Did Rishi Kapoor Buy Filmfare Award, Afraid of Big B’s Zanjeer?
Rishi Kapoor’s big revelations of having bought the Filmfare ward for Bobby just made us revisit 1973.
It’s funny, but you often heard someone say it at an awards show. You saw people laugh uncomfortably, act like it’d never happened.
Because someone on stage just said: “Oh, I’m finally here coz I’m sure to win. I hadn’t paid ’em enough the last few years.”
You’ve laughed too, because you’ve been convinced it’s untrue. Hasn’t Karan Johar himself, in ingratiating fashion on his talk show, kidded about it – asking visibly squirming guests whether they thought award shows were fixed?
You may have had a niggling suspicion till today, but that just got cemented with Rishi Kapoor’s revelation.
I have no hesitation in admitting that I was impetuous once. I had to buy the Filmfare Award for my performance in Bobby… why’re you looking at me like that? That’s not off-the-record.
Isn’t it? Isn’t that piece of news off the record? Or is it a well-documented fact, known to everyone in the industry – except common people like you and me.
Do stars truly buy awards?
What 1973 Was Like in Bollywood
Let’s rewind to 1974, shall we? That’s the year Rishi Kapoor received the Filmfare award for Best Actor, beating out a worthy opponent like Amitabh Bachchan in Zanjeer. These were the nominees:
- Amitabh Bachchan for Zanjeer
- Dharmendra for Yaadon Ki Baraat
- Rajesh Khanna for Daag: A Poem of Love
- Sanjeev Kumar for Koshish
- Rishi Kapoor for Bobby
Zanjeer’s director Prakash Mehra’s take on the two movies is particularly striking. In an old interview (dating almost 20 years back), Mehra said:
Interestingly, Bobby was being released on the same day. And, believe me, I was not worried about Zanjeer though Raj Kapoor was shocked by Zanjeer’s success despite there being only three songs in the film. Someone told me that Laxmikant-Pyarelal, the music directors of Bobby, had bought out all the cassettes of Zanjeer to stop the three songs by Kalyanji-Anandji from flooding the market. I used to telephone HMV and seek the latest update on the cassette stocks.
Was Raj Kapoor really that desperate to make his film sell? Even if that were an exaggeration, Rishi Kapoor’s expose has just made us ask if that desperation translated from father to son.
“Raj Kapoor was Heavily in Debt Before Bobby”
You could rake up the old argument I know my father and his cronies must have had in 1973 (just like you and I are now fighting over Dilwale and Bajirao Mastaani) – which was the better film? A case could be made for both, with carefully crafted pros and cons for each. And they’d be well-deserved. Bobby, at the time it released, was a do-or-die situation for its director.
Bobby: The Complete Story tells quite the story.
His expensive, most ambitious venture Mera Naam Joker, had flopped.
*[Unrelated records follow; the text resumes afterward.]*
__device__ __forceinline__ uint2 unpack_rect(uint32_t p) { return make_uint2((p & 0xFFu) | (((p >> 8) & 0xFFu) << 16), ((p >> 16) & 0xFFu) | ((p >> 24) << 16)); }
__global__ __launch_bounds__(256) void scan_tiles_local_kernel(int P, const uint2 *__restrict__ rects, const uint32_t *__restrict__ rects4,
    const uint32_t *__restrict__ order, uint2 *__restrict__ sorted_rects, uint32_t *__restrict__ out, uint32_t *__restrict__ block_sums,
    int T, uint2 *__restrict__ ranges, uint32_t *__restrict__ frame_total)
{
    for (int i = blockIdx.x * 256 + threadIdx.x; i < T; i += gridDim.x * 256) ranges[i] = make_uint2(0u, 0u);
    __shared__ uint32_t cnt[SCAN_CHUNK];
    __shared__ uint32_t wave_sums[4];
    const int lane = threadIdx.x & 63, wave = threadIdx.x >> 6;
    const int block_first = blockIdx.x * SCAN_CHUNK;
#pragma unroll
    for (int it = 0; it < SCAN_CHUNK / 256; it++) {
        const int i = block_first + it * 256 + threadIdx.x;
        uint2 rc = make_uint2(0u, 0u);
        if (i < P) { rc = rects4 ? unpack_rect(rects4[order ? order[i] : (uint32_t)i]) : rects[order[i]]; if (sorted_rects) sorted_rects[i] = rc; }
        cnt[it * 256 + threadIdx.x] = (rc.y & 0xFFFFu) * (rc.y >> 16);
    }
    __syncthreads();
    uint32_t v[8];
    uint32_t run = 0;
#pragma unroll
    for (int k = 0; k < 8; k++) { run += cnt[threadIdx.x * 8 + k]; v[k] = run; }
    uint32_t x = run;
#pragma unroll
    for (int o = 1; o < 64; o <<= 1) { uint32_t y = __shfl_up(x, o, 64); if (lane >= o) x += y; }
    if (lane == 63) wave_sums[wave] = x;
    __syncthreads();
    uint32_t woff = 0;
    for (int w = 0; w < wave; w++) woff += wave_sums[w];
    const uint32_t excl = woff + x - run;
#pragma unroll
    for (int k = 0; k < 8; k++) cnt[threadIdx.x * 8 + k] = excl + v[k];
    __syncthreads();
#pragma unroll
    for (int it = 0; it < SCAN_CHUNK / 256; it++) {
        const int i = block_first + it * 256 + threadIdx.x;
        if (i < P) out[i] = cnt[it * 256 + threadIdx.x];
    }
    if (threadIdx.x == 255) {
        block_sums[blockIdx.x] = woff + x;
        if (frame_total) atomicAdd(frame_total, woff + x);
    }
}

template <int CTRL, int ROW_MASK>
__device__ __forceinline__ uint32_t dpp_max_u32(uint32_t x)
{
    const uint32_t y = (uint32_t)__builtin_amdgcn_update_dpp((int)x, (int)x, CTRL, ROW_MASK, 0xf, false);
    return y > x ? y : x;
}
__device__ __forceinline__ uint32_t wave_inclusive_max_u32(uint32_t x)
{
    x = dpp_max_u32<0x111, 0xf>(x);
    x = dpp_max_u32<0x112, 0xf>(x);
    x = dpp_max_u32<0x114, 0xf>(x);
    x = dpp_max_u32<0x118, 0xf>(x);
    x = dpp_max_u32<0x142, 0xa>(x);
    x = dpp_max_u32<0x143, 0xc>(x);
    return x;
}
struct DupRec { uint32_t off, gid, xy, w, magic; };
__global__ __launch_bounds__(256) void duplicate_kernel(int P, int gx, int gy, const uint32_t *__restrict__ order,
    const uint32_t *__restrict__ sorted_offsets, const uint32_t *__restrict__ block_sums,
    const uint2 *__restrict__ sorted_rects, const uint32_t *__restrict__ sorted_rects4,
    uint32_t *__restrict__ tile_keys, uint32_t *__restrict__ vals, uint32_t cap,
    const uint32_t *__restrict__ bucket_keys, const uint32_t *__restrict__ dparams, const uint32_t *__restrict__ bucket_sums, int nbuckets, uint32_t *__restrict__ frame_total)
{
    __shared__ DupRec s_rec[4][64];
    __shared__ uint32_t s_mark[4][64];
    __shared__ uint32_t s_base[1024];
    __shared__ uint32_t s_wsum[4];
    const int k = blockIdx.x * 256 + threadIdx.x;
    const int lane = threadIdx.x & 63, wave = threadIdx.x >> 6;
    if (bucket_keys) {
        const int per = nbuckets >> 8;
        uint32_t c[4], run = 0;
#pragma unroll
        for (int q = 0; q < 4; q++) { c[q] = q < per ? bucket_sums[threadIdx.x * per + q] : 0u; }
#pragma unroll
        for (int q = 0; q < 4; q++) { const uint32_t t = c[q]; c[q] = run; run += t; }
        uint32_t x = run;
#pragma unroll
        for (int o = 1; o < 64; o <<= 1) { const uint32_t y = __shfl_up(x, o, 64); if (lane >= o) x += y; }
        if (lane == 63) s_wsum[wave] = x;
        __syncthreads();
        uint32_t excl = x - run;
        for (int wv = 0; wv < wave; wv++) excl += s_wsum[wv];
#pragma unroll
        for (int q = 0; q < 4; q++) if (q < per) s_base[threadIdx.x * per + q] = excl + c[q];
        if (blockIdx.x == 0 && threadIdx.x == 255) *frame_total = excl + run;
        __syncthreads();
    }
    uint32_t gid = 0, off = 0, count = 0;
    int x0 = 0, y0 = 0, w = 1;
    if (k < P) {
        gid = order[k];
        const uint2 rc = sorted_rects4 ? unpack_rect(sorted_rects4[k]) : sorted_rects[k];
        x0 = (int)(rc.x & 0xFFFFu); y0 = (int)(rc.x >> 16);
        w = (int)(rc.y & 0xFFFFu);
        count = (uint32_t)w * (rc.y >> 16);
        if (w <= 0) w = 1;
        if (!bucket_keys) off = (k == 0) ? 0u : sorted_offsets[k - 1];
        else if (count != 0u) off = s_base[dls_digit(bucket_keys[k], dls_params(dparams), (uint32_t)nbuckets)] + sorted_offsets[k] - count;
    }
    if (!bucket_keys) {
        const int kf = blockIdx.x * 256 + (threadIdx.x & ~63) - 1;
        const int c0 = kf < 0 ? 0 : kf / SCAN_CHUNK;
        uint32_t part = 0;
        for (int j = lane; j < c0; j += 64) part += block_sums[j];
#pragma unroll
        for (int o = 32; o > 0; o >>= 1) part += __shfl_xor(part, o, 64);
        if (k > 0 && k < P) {
            const int c = (k - 1) / SCAN_CHUNK;
            off += part + (c > c0 ? block_sums[c0] : 0u);
        }
    }
    const uint32_t magic = 0xFFFFFFFFu / (uint32_t)w + 1u;
    uint32_t start = count != 0u ? off : 0xFFFFFFFFu, end = count != 0u ? off + count : 0u;
#pragma unroll
    for (int o = 32; o > 0; o >>= 1) {
        const uint32_t t = __shfl_xor(end, o, 64), u = __shfl_xor(start, o, 64);
        end = t > end ? t : end; start = u < start ? u : start;
    }
    s_rec[wave][lane] = { off, gid, (uint32_t)x0 | ((uint32_t)y0 << 16), (uint32_t)w, magic };
    uint32_t carry = 0;
    for (uint32_t tb = start; tb < end; tb += 64) {
        const uint32_t t = tb + lane;
        s_mark[wave][lane] = 0u;
        __builtin_amdgcn_fence(__ATOMIC_RELEASE, "wavefront"); __builtin_amdgcn_wave_barrier(); __builtin_amdgcn_fence(__ATOMIC_ACQUIRE, "wavefront");
        if (count != 0u && off - tb < 64u) s_mark[wave][off - tb] = (uint32_t)lane + 1u;
        __builtin_amdgcn_fence(__ATOMIC_RELEASE, "wavefront"); __builtin_amdgcn_wave_barrier(); __builtin_amdgcn_fence(__ATOMIC_ACQUIRE, "wavefront");
        uint32_t owner = wave_inclusive_max_u32(s_mark[wave][lane]);
        owner = owner > carry ? owner : carry;
        carry = (uint32_t)__builtin_amdgcn_readlane((int)owner, 63);
        if (t < end && t < cap) {
            const DupRec r = s_rec[wave][owner - 1u];
            const uint32_t local = t - r.off;
            uint32_t row = (r.w == 1u) ? local : __umulhi(local, r.magic);
            if (gx * gy > 65535) row = local / r.w;
            const uint32_t ty = (r.xy >> 16) + row, tx = (r.xy & 0xFFFFu) + (local - row * r.w);
            tile_keys[t] = ty * (uint32_t)gx + tx;
            vals[t] = r.gid;
        }
    }
}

Raj Kapoor was down and out, heavily in debt, with the house and studio mortgaged.
And then Bobby happened.
The book also goes on to document the important difference between the two films:
Prakash Mehra’s Zanjeer heralded the rise of Amitabh Bachchan who went on to symbolise the angst of the deprived urban working classes... And then there was Raj Kapoor’s take on teenage innocence...Bobby. Thus, while Amitabh rose like a Colossus to change the dynamics of mainstream Hindi cinema, Rishi Kapoor seemed to embody the aspirations of the younger generation with his breezy romance.
How were Bobby and Zanjeer Received in 1973?
If Bobby hit it off the day it released, Zanjeer had all the makings of a sleeper hit. The movie, in fact, initially did well only in Calcutta (I am hoping my father watched it zealously) – before it took the rest of the country by storm. And once it did, there was no derailing the Zanjeer train.
As Mehra himself recounts:
Though the film clicked in Calcutta, it did not do well for the first four days in Bombay. I thought then that the film would flop. The bad time the film was having affected Amitabh so badly that he went down with a fever. But after four days, when the booking for the second week began, I happened to pass through Gaiety-Galaxy theatre in Bandra. There was a huge rush at the advance booking window. I was shocked. To this day, I have never seen such a huge rush outside Gaiety-Galaxy. When Amitabh heard the news, it affected him so much that his fever worsened to 104 degrees centigrade. He could not believe it. For now he was a star.
For now, he was a star.
Could that fear – of the Angry Young Man overtaking the yuppie teenaged boy – have caused the buying of the award?
It’s funny because Bobby was a much higher grosser. It was, in fact, the highest grossing film of 1973 (followed by Daag – another Filmfare nomination). Zanjeer ranked 7th.
Why, then, did Rishi Kapoor buy the Filmfare award for Best Actor in 1974?
I’m only hoping his revelation didn’t ruin Bobby for us, for good.